Work request
Every entry must be repeated exactly in the answer.

[Dataset excerpts]
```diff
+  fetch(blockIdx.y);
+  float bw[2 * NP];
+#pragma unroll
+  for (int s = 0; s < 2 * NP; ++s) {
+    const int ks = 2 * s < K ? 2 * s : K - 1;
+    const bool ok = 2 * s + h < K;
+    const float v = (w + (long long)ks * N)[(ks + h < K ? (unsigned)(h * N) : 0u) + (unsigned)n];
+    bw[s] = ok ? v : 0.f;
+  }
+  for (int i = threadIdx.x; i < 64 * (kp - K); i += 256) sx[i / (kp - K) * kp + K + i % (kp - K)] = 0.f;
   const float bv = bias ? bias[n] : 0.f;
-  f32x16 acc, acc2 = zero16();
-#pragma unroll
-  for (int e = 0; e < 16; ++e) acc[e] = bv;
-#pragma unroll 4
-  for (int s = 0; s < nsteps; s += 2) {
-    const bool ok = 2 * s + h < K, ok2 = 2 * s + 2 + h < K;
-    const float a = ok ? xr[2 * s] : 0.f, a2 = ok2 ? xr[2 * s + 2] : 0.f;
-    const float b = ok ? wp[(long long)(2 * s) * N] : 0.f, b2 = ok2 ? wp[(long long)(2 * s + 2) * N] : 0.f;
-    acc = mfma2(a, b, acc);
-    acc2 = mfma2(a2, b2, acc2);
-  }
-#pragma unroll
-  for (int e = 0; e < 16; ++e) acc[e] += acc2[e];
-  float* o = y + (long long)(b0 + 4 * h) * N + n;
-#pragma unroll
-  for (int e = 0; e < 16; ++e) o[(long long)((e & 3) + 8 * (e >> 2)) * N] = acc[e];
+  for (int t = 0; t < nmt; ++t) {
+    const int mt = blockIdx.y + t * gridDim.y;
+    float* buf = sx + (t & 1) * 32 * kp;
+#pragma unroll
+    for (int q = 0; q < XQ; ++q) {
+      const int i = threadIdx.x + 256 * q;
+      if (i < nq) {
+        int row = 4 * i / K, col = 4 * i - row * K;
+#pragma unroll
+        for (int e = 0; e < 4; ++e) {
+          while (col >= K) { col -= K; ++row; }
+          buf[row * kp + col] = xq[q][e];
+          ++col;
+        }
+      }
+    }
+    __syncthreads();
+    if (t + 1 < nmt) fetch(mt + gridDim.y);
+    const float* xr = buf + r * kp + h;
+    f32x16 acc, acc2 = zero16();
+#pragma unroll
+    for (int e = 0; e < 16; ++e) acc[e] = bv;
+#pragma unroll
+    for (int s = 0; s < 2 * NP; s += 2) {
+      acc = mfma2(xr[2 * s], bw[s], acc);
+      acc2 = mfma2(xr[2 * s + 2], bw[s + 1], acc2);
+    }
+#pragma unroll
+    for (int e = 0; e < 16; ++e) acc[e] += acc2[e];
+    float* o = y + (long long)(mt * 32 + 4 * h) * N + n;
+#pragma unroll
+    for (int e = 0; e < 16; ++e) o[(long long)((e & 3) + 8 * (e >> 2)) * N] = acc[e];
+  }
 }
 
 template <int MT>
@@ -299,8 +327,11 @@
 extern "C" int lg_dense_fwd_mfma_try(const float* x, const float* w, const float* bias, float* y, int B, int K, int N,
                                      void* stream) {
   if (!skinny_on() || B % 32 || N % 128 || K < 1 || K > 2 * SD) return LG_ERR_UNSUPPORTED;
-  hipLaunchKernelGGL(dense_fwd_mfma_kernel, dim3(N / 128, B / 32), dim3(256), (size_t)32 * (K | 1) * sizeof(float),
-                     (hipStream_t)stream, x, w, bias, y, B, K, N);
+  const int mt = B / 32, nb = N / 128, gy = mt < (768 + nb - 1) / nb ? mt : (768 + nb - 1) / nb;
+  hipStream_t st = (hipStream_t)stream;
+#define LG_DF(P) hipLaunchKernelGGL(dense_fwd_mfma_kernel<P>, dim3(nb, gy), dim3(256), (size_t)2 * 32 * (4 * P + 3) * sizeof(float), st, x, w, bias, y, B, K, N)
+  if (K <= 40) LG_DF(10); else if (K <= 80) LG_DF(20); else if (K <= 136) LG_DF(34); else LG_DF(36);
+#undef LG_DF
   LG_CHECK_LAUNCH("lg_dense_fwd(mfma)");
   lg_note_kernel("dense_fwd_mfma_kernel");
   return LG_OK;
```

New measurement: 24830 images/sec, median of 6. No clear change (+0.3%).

Expected answer
```diff
+  fetch(blockIdx.y);
+  float bw[2 * NP];
+#pragma unroll
+  for (int s = 0; s < 2 * NP; ++s) {
+    const int ks = 2 * s < K ? 2 * s : K - 1;
+    const bool ok = 2 * s + h < K;
+    const float v = (w + (long long)ks * N)[(ks + h < K ? (unsigned)(h * N) : 0u) + (unsigned)n];
+    bw[s] = ok ? v : 0.f;
+  }
+  for (int i = threadIdx.x; i < 64 * (kp - K); i += 256) sx[i / (kp - K) * kp + K + i % (kp - K)] = 0.f;
   const float bv = bias ? bias[n] : 0.f;
-  f32x16 acc, acc2 = zero16();
-#pragma unroll
-  for (int e = 0; e < 16; ++e) acc[e] = bv;
-#pragma unroll 4
-  for (int s = 0; s < nsteps; s += 2) {
-    const bool ok = 2 * s + h < K, ok2 = 2 * s + 2 + h < K;
-    const float a = ok ? xr[2 * s] : 0.f, a2 = ok2 ? xr[2 * s + 2] : 0.f;
-    const float b = ok ? wp[(long long)(2 * s) * N] : 0.f, b2 = ok2 ? wp[(long long)(2 * s + 2) * N] : 0.f;
-    acc = mfma2(a, b, acc);
-    acc2 = mfma2(a2, b2, acc2);
-  }
-#pragma unroll
-  for (int e = 0; e < 16; ++e) acc[e] += acc2[e];
-  float* o = y + (long long)(b0 + 4 * h) * N + n;
-#pragma unroll
-  for (int e = 0; e < 16; ++e) o[(long long)((e & 3) + 8 * (e >> 2)) * N] = acc[e];
+  for (int t = 0; t < nmt; ++t) {
+    const int mt = blockIdx.y + t * gridDim.y;
+    float* buf = sx + (t & 1) * 32 * kp;
+#pragma unroll
+    for (int q = 0; q < XQ; ++q) {
+      const int i = threadIdx.x + 256 * q;
+      if (i < nq) {
+        int row = 4 * i / K, col = 4 * i - row * K;
+#pragma unroll
+        for (int e = 0; e < 4; ++e) {
+          while (col >= K) { col -= K; ++row; }
+          buf[row * kp + col] = xq[q][e];
+          ++col;
+        }
+      }
+    }
+    __syncthreads();
+    if (t + 1 < nmt) fetch(mt + gridDim.y);
+    const float* xr = buf + r * kp + h;
+    f32x16 acc, acc2 = zero16();
+#pragma unroll
+    for (int e = 0; e < 16; ++e) acc[e] = bv;
+#pragma unroll
+    for (int s = 0; s < 2 * NP; s += 2) {
+      acc = mfma2(xr[2 * s], bw[s], acc);
+      acc2 = mfma2(xr[2 * s + 2], bw[s + 1], acc2);
+    }
+#pragma unroll
+    for (int e = 0; e < 16; ++e) acc[e] += acc2[e];
+    float* o = y + (long long)(mt * 32 + 4 * h) * N + n;
+#pragma unroll
+    for (int e = 0; e < 16; ++e) o[(long long)((e & 3) + 8 * (e >> 2)) * N] = acc[e];
+  }
 }
 
 template <int MT>
@@ -299,8 +327,11 @@
 extern "C" int lg_dense_fwd_mfma_try(const float* x, const float* w, const float* bias, float* y, int B, int K, int N,
                                      void* stream) {
   if (!skinny_on() || B % 32 || N % 128 || K < 1 || K > 2 * SD) return LG_ERR_UNSUPPORTED;
-  hipLaunchKernelGGL(dense_fwd_mfma_kernel, dim3(N / 128, B / 32), dim3(256), (size_t)32 * (K | 1) * sizeof(float),
-                     (hipStream_t)stream, x, w, bias, y, B, K, N);
+  const int mt = B / 32, nb = N / 128, gy = mt < (768 + nb - 1) / nb ? mt : (768 + nb - 1) / nb;
+  hipStream_t st = (hipStream_t)stream;
+#define LG_DF(P) hipLaunchKernelGGL(dense_fwd_mfma_kernel<P>, dim3(nb, gy), dim3(256), (size_t)2 * 32 * (4 * P + 3) * sizeof(float), st, x, w, bias, y, B, K, N)
+  if (K <= 40) LG_DF(10); else if (K <= 80) LG_DF(20); else if (K <= 136) LG_DF(34); else LG_DF(36);
+#undef LG_DF
   LG_CHECK_LAUNCH("lg_dense_fwd(mfma)");
   lg_note_kernel("dense_fwd_mfma_kernel");
   return LG_OK;
```

New measurement: 24830 images/sec, median of 6. No clear change (+0.3%).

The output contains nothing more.